*** RECORDS FOR THE EXERCISE Section Begins ***

__device__ __forceinline__ uint32_t score_word(const uint32_t (&R0)[7], const uint32_t (&R1)[7], const uint32_t (&R2)[7]) {
#define ROWJ(dy) R0[(dy) + 3], R1[(dy) + 3], R2[(dy) + 3]
    uint32_t wn[16];
    wn[0] = win<0>(ROWJ(3));    wn[1] = win<1>(ROWJ(3));    wn[2] = win<2>(ROWJ(2));     wn[3] = win<3>(ROWJ(1));
    wn[4] = win<3>(ROWJ(0));    wn[5] = win<3>(ROWJ(-1));   wn[6] = win<2>(ROWJ(-2));    wn[7] = win<1>(ROWJ(-3));
    wn[8] = win<0>(ROWJ(-3));   wn[9] = win<-1>(ROWJ(-3));  wn[10] = win<-2>(ROWJ(-2));  wn[11] = win<-3>(ROWJ(-1));
    wn[12] = win<-3>(ROWJ(0));  wn[13] = win<-3>(ROWJ(1));  wn[14] = win<-2>(ROWJ(2));   wn[15] = win<-1>(ROWJ(3));
#undef ROWJ
    const uint32_t v = R1[3];
    uint32_t res[2];
#pragma unroll
    for (int half = 0; half < 2; half++) {
        const uint32_t v2 = half ? __byte_perm(v, 0u, 0x4341) : (v & 0x00FF00FFu);
        const uint32_t nv2 = __vneg2(v2);
        uint32_t d[16];
#pragma unroll
        for (int k = 0; k < 16; k++) {
            const uint32_t q2 = half ? __byte_perm(wn[k], 0u, 0x4341) : (wn[k] & 0x00FF00FFu);
            d[k] = __vadd2(q2, nv2);
        }
        uint32_t lo3[16], hi3[16];
#pragma unroll
        for (int k = 0; k < 16; k++) {
            lo3[k] = __vimin3_s16x2(d[k], d[(k + 1) & 15], d[(k + 2) & 15]);
            hi3[k] = __vimax3_s16x2(d[k], d[(k + 1) & 15], d[(k + 2) & 15]);
        }
        uint32_t lo9[16], hi9[16];
#pragma unroll
        for (int k = 0; k < 16; k++) {
            lo9[k] = __vimin3_s16x2(lo3[k], lo3[(k + 3) & 15], lo3[(k + 6) & 15]);
            hi9[k] = __vimax3_s16x2(hi3[k], hi3[(k + 3) & 15], hi3[(k + 6) & 15]);
        }
        uint32_t bb[5], dd[5];
#pragma unroll
        for (int k = 0; k < 5; k++) {
            bb[k] = __vimax3_s16x2(lo9[3 * k], lo9[3 * k + 1], lo9[3 * k + 2]);
            dd[k] = __vimin3_s16x2(hi9[3 * k], hi9[3 * k + 1], hi9[3 * k + 2]);
        }
        const uint32_t bright = __vimax3_s16x2(__vimax3_s16x2(bb[0], bb[1], bb[2]), __vimax3_s16x2(bb[3], bb[4], lo9[15]), bb[0]);
        const uint32_t darkm = __vimin3_s16x2(__vimin3_s16x2(dd[0], dd[1], dd[2]), __vimin3_s16x2(dd[3], dd[4], hi9[15]), dd[0]);
        res[half] = __viaddmax_s16x2_relu(__vmaxs2(bright, __vneg2(darkm)), 0xFFFFFFFFu, 0u);
    }
    return res[1] * 256u + res[0];
}

}

struct TMaps { CUtensorMap m[BORB_MAX_LEVELS]; };

struct __align__(16) FastTile { int16_t l, ncell, x0, x1, y0, y1, wCell, hCell; };
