@@ -2205,6 +2206,8 @@
                 return fail(LR_ERR_INVALID_ARG, std::string("lr_tune_set: ") + name + " = " + std::to_string(value) +
                             " selects a retired kernel (diagnostics build only: python -m luciddreamer_amd.build --diagnostics)");
 #endif
+            if (i == lr::TUNE_BIN_FUSE && (value < -1 || value > 1))
+                return fail(LR_ERR_INVALID_ARG, "lr_tune_set: bin_fuse is -1 (the library's rule: one per-bin sort launch in async mode), 0 (two) or 1");
             g_tune[i] = value;
             return 0;
         }
diff --git a/luciddreamer_amd/csrc/common.h b/luciddreamer_amd/csrc/common.h
--- a/luciddreamer_amd/csrc/common.h
+++ b/luciddreamer_amd/csrc/common.h
@@ -307,9 +307,9 @@
                     WordSpan zero, bool reset_sticky, hipStream_t s);
 struct TileBinTimes { virtual void mark(int boundary, hipStream_t s) = 0; virtual ~TileBinTimes() {} };
 int launch_tile_binning(const ViewParams& vp, int slot_bits, const GeomView& g, const ImgView& im, const BinView& b,
-                        const int* radii, long long bin_bound_hint, TileBinTimes* t, WordSpan clear, hipStream_t s);
-
-enum TuneKey { TUNE_BWD_RED = 0, TUNE_BLEND_QUAD, TUNE_TILE_MAP, TUNE_PREPROCESS, TUNE_GAUSS_BWD, TUNE_TSORT, TUNE_WALK_OWN, TUNE_HIT_MASK, TUNE_VIEWS_IN_FLIGHT, TUNE_STRICT, TUNE_PART_SCAN, TUNE_BWD_SEG, TUNE_FWD_PAIR, TUNE_PCULL, TUNE_COUNT };
+                        const int* radii, long long bin_bound_hint, TileBinTimes* t, WordSpan clear, bool one_sort, hipStream_t s);
+
+enum TuneKey { TUNE_BWD_RED = 0, TUNE_BLEND_QUAD, TUNE_TILE_MAP, TUNE_PREPROCESS, TUNE_GAUSS_BWD, TUNE_TSORT, TUNE_WALK_OWN, TUNE_HIT_MASK, TUNE_VIEWS_IN_FLIGHT, TUNE_STRICT, TUNE_PART_SCAN, TUNE_BWD_SEG, TUNE_FWD_PAIR, TUNE_PCULL, TUNE_BIN_FUSE, TUNE_COUNT };
 int tune_get(int key);
 
 enum { BLEND_HALF = 0, BLEND_QUAD = 1, BLEND_TILE = 2 };
diff --git a/luciddreamer_amd/csrc/tile_sort_small_body.h b/luciddreamer_amd/csrc/tile_sort_small_body.h
--- /dev/null
+++ b/luciddreamer_amd/csrc/tile_sort_small_body.h
@@ -0,0 +1,50 @@
+    __shared__ __attribute__((aligned(16))) unsigned long long s_a[4 * TSORT_LDS];
+    __shared__ uint32_t s_cnt[TSORT_GROUP_LDS];
+    __shared__ unsigned long long s_red[8];
+    __shared__ uint32_t s_wave[4];
+    __shared__ uint32_t s_bad[4];
+    const int w = threadIdx.x >> 6, l = threadIdx.x & 63;
+    if ((int)blockIdx.x < groups4) {
+        const int bin = (int)blockIdx.x * 4 + w;
+        const uint32_t n = bin < bins ? bin_total[bin] : 0u;
+        const uint32_t start = bin < bins ? bin_start[bin] : 0u;
+        if (n == 0 || n > (uint32_t)TSORT_LDS) return;
+        unsigned long long* a = s_a + w * TSORT_LDS;
+        auto wsync = [] { __builtin_amdgcn_fence(__ATOMIC_RELEASE, "wavefront"); __builtin_amdgcn_wave_barrier();
+                          __builtin_amdgcn_fence(__ATOMIC_ACQUIRE, "wavefront"); };
+        if (n <= (uint32_t)rank_max) {
+            const uint32_t un = (uint32_t)__builtin_amdgcn_readfirstlane((int)n), ustart = (uint32_t)__builtin_amdgcn_readfirstlane((int)start);
+            const unsigned long long* src = words + ustart;
+            if (un <= 64u) rank_sort_wave<1>(src, un, a, ustart, bin, sub_shift, slot_bits, num_tiles, (uint32_t)l, point_list, ranges, inst_gid, list_gid, wsync);
+            else if (un <= 128u) rank_sort_wave<2>(src, un, a, ustart, bin, sub_shift, slot_bits, num_tiles, (uint32_t)l, point_list, ranges, inst_gid, list_gid, wsync);
+            else rank_sort_wave<4>(src, un, a, ustart, bin, sub_shift, slot_bits, num_tiles, (uint32_t)l, point_list, ranges, inst_gid, list_gid, wsync);
+            return;
+        }
+        if (bucket_b == 2 && n > 64) {
+            bucket_sort_bin<64, TSORT_LDS / 64>(words + start, n, slot_bits, a, s_cnt + w * TSORT_LDS, s_red + 2 * w, s_wave + w,
+                                                &s_bad[w], l, wsync);
+            write_sorted(a, n, start, bin, sub_shift, slot_bits, num_tiles, (uint32_t)l, 64u, point_list, ranges, inst_gid, list_gid);
+            return;
+        }
+        for (uint32_t i = l; i < n; i += 64) a[i] = words[start + i];
+        wsync();
+        if (n > 1) bitonic_sort(a, n, (uint32_t)l, 64u, wsync);
+        write_sorted(a, n, start, bin, sub_shift, slot_bits, num_tiles, (uint32_t)l, 64u, point_list, ranges, inst_gid, list_gid);
+        return;
+    }
+    const int first = (int)blockIdx.x - groups4, stride = (int)gridDim.x - groups4;
+    for (int bin = first; bin < bins; bin += stride) {
+        const uint32_t n = bin_total[bin];
+        if (n <= (uint32_t)TSORT_LDS || n > (uint32_t)TSORT_GROUP_LDS) continue;
+        const uint32_t start = bin_start[bin];
+        lds_barrier();
+        if (bucket_b) {
+            bucket_sort_bin<256, TSORT_GROUP_LDS / 256>(words + start, n, slot_bits, s_a, s_cnt, s_red, s_wave, &s_bad[0],
+                                                        (int)threadIdx.x, [] { lds_barrier(); });
+        } else {
+            for (uint32_t i = threadIdx.x; i < n; i += 256) s_a[i] = words[start + i];
+            lds_barrier();
+            bitonic_sort(s_a, n, threadIdx.x, 256u, [] { lds_barrier(); });
+        }
+        write_sorted(s_a, n, start, bin, sub_shift, slot_bits, num_tiles, threadIdx.x, 256u, point_list, ranges, inst_gid, list_gid);
+    }
diff --git a/luciddreamer_amd/csrc/tilebin.hip b/luciddreamer_amd/csrc/tilebin.hip
--- a/luciddreamer_amd/csrc/tilebin.hip
+++ b/luciddreamer_amd/csrc/tilebin.hip
@@ -551,55 +551,84 @@
                   uint32_t* __restrict__ point_list, uint2* __restrict__ ranges, const uint32_t* __restrict__ inst_gid,
                   uint32_t* __restrict__ list_gid)
 {
-    __shared__ __attribute__((aligned(16))) unsigned long long s_a[4 * TSORT_LDS];
-    __shared__ uint32_t s_cnt[TSORT_GROUP_LDS];
-    __shared__ unsigned long long s_red[8];
-    __shared__ uint32_t s_wave[4];
-    __shared__ uint32_t s_bad[4];
-    const int w = threadIdx.x >> 6, l = threadIdx.x & 63;
-    if ((int)blockIdx.x < groups4) {
-        const int bin = (int)blockIdx.x * 4 + w;
-        const uint32_t n = bin < bins ? bin_total[bin] : 0u;
-        const uint32_t start = bin < bins ? bin_start[bin] : 0u;
-        if (n == 0 || n > (uint32_t)TSORT_LDS) return;
-        unsigned long long* a = s_a + w * TSORT_LDS;
-        auto wsync = [] { __builtin_amdgcn_fence(__ATOMIC_RELEASE, "wavefront"); __builtin_amdgcn_wave_barrier();
-                          __builtin_amdgcn_fence(__ATOMIC_ACQUIRE, "wavefront"); };
-        if (n <= (uint32_t)rank_max) {
-            const uint32_t un = (uint32_t)__builtin_amdgcn_readfirstlane((int)n), ustart = (uint32_t)__builtin_amdgcn_readfirstlane((int)start);
-            const unsigned long long* src = words + ustart;
-            if (un <= 64u) rank_sort_wave<1>(src, un, a, ustart, bin, sub_shift, slot_bits, num_tiles, (uint32_t)l, point_list, ranges, inst_gid, list_gid, wsync);
-            else if (un <= 128u) rank_sort_wave<2>(src, un, a, ustart, bin, sub_shift, slot_bits, num_tiles, (uint32_t)l, point_list, ranges, inst_gid, list_gid, wsync);
-            else rank_sort_wave<4>(src, un, a, ustart, bin, sub_shift, slot_bits, num_tiles, (uint32_t)l, point_list, ranges, inst_gid, list_gid, wsync);
-            return;
-        }
-        if (bucket_b == 2 && n > 64) {
-            bucket_sort_bin<64, TSORT_LDS / 64>(words + start, n, slot_bits, a, s_cnt + w * TSORT_LDS, s_red + 2 * w, s_wave + w,
-                                                &s_bad[w], l, wsync);
-            write_sorted(a, n, start, bin, sub_shift, slot_bits, num_tiles, (uint32_t)l, 64u, point_list, ranges, inst_gid, list_gid);
-            return;
-        }
-        for (uint32_t i = l; i < n; i += 64) a[i] = words[start + i];
-        wsync();
-        if (n > 1) bitonic_sort(a, n, (uint32_t)l, 64u, wsync);
-        write_sorted(a, n, start, bin, sub_shift, slot_bits, num_tiles, (uint32_t)l, 64u, point_list, ranges, inst_gid, list_gid);
-        return;
-    }
-    const int first = (int)blockIdx.x - groups4, stride = (int)gridDim.x - groups4;
-    for (int bin = first; bin < bins; bin += stride) {
+#include "tile_sort_small_body.h"
+}
+
+__device__ __forceinline__ void bitonic_step(unsigned long long* a, uint32_t n, uint32_t half, uint32_t lk, uint32_t lj, uint32_t tid,
+                                             uint32_t nthreads)
+{
+    const uint32_t k = 1u << lk, j = 1u << lj;
+    const bool flip = (lj == lk - 1);
+    for (uint32_t c = tid; c < half; c += nthreads) {
+        const uint32_t hi = c >> lj, lo = c & (j - 1u);
+        uint32_t i, l;
+        if (flip) { i = (hi << lk) + lo; l = i ^ (k - 1u); }
+        else { i = (hi << (lj + 1u)) + lo; l = i + j; }
+        if (l < n) {
+            const unsigned long long x = a[i], y = a[l];
+            if (x > y) { a[i] = y; a[l] = x; }
+        }
+    }
+}
+
+constexpr uint32_t RESID_LB = 10;
+static_assert((1u << RESID_LB) == (uint32_t)TSORT_GROUP_LDS, "a block is what the workgroup's LDS holds");
+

*** RECORDS FOR THE EXERCISE Section Ends ***

Up to and including the line that holds "for (int half", reproduce the records above exactly from their first line, and give nothing else.

» **EXERCISE RESULT**
__device__ __forceinline__ uint32_t score_word(const uint32_t (&R0)[7], const uint32_t (&R1)[7], const uint32_t (&R2)[7]) {
#define ROWJ(dy) R0[(dy) + 3], R1[(dy) + 3], R2[(dy) + 3]
    uint32_t wn[16];
    wn[0] = win<0>(ROWJ(3));    wn[1] = win<1>(ROWJ(3));    wn[2] = win<2>(ROWJ(2));     wn[3] = win<3>(ROWJ(1));
    wn[4] = win<3>(ROWJ(0));    wn[5] = win<3>(ROWJ(-1));   wn[6] = win<2>(ROWJ(-2));    wn[7] = win<1>(ROWJ(-3));
    wn[8] = win<0>(ROWJ(-3));   wn[9] = win<-1>(ROWJ(-3));  wn[10] = win<-2>(ROWJ(-2));  wn[11] = win<-3>(ROWJ(-1));
    wn[12] = win<-3>(ROWJ(0));  wn[13] = win<-3>(ROWJ(1));  wn[14] = win<-2>(ROWJ(2));   wn[15] = win<-1>(ROWJ(3));
#undef ROWJ
    const uint32_t v = R1[3];
    uint32_t res[2];
#pragma unroll
    for (int half = 0; half < 2; half++) {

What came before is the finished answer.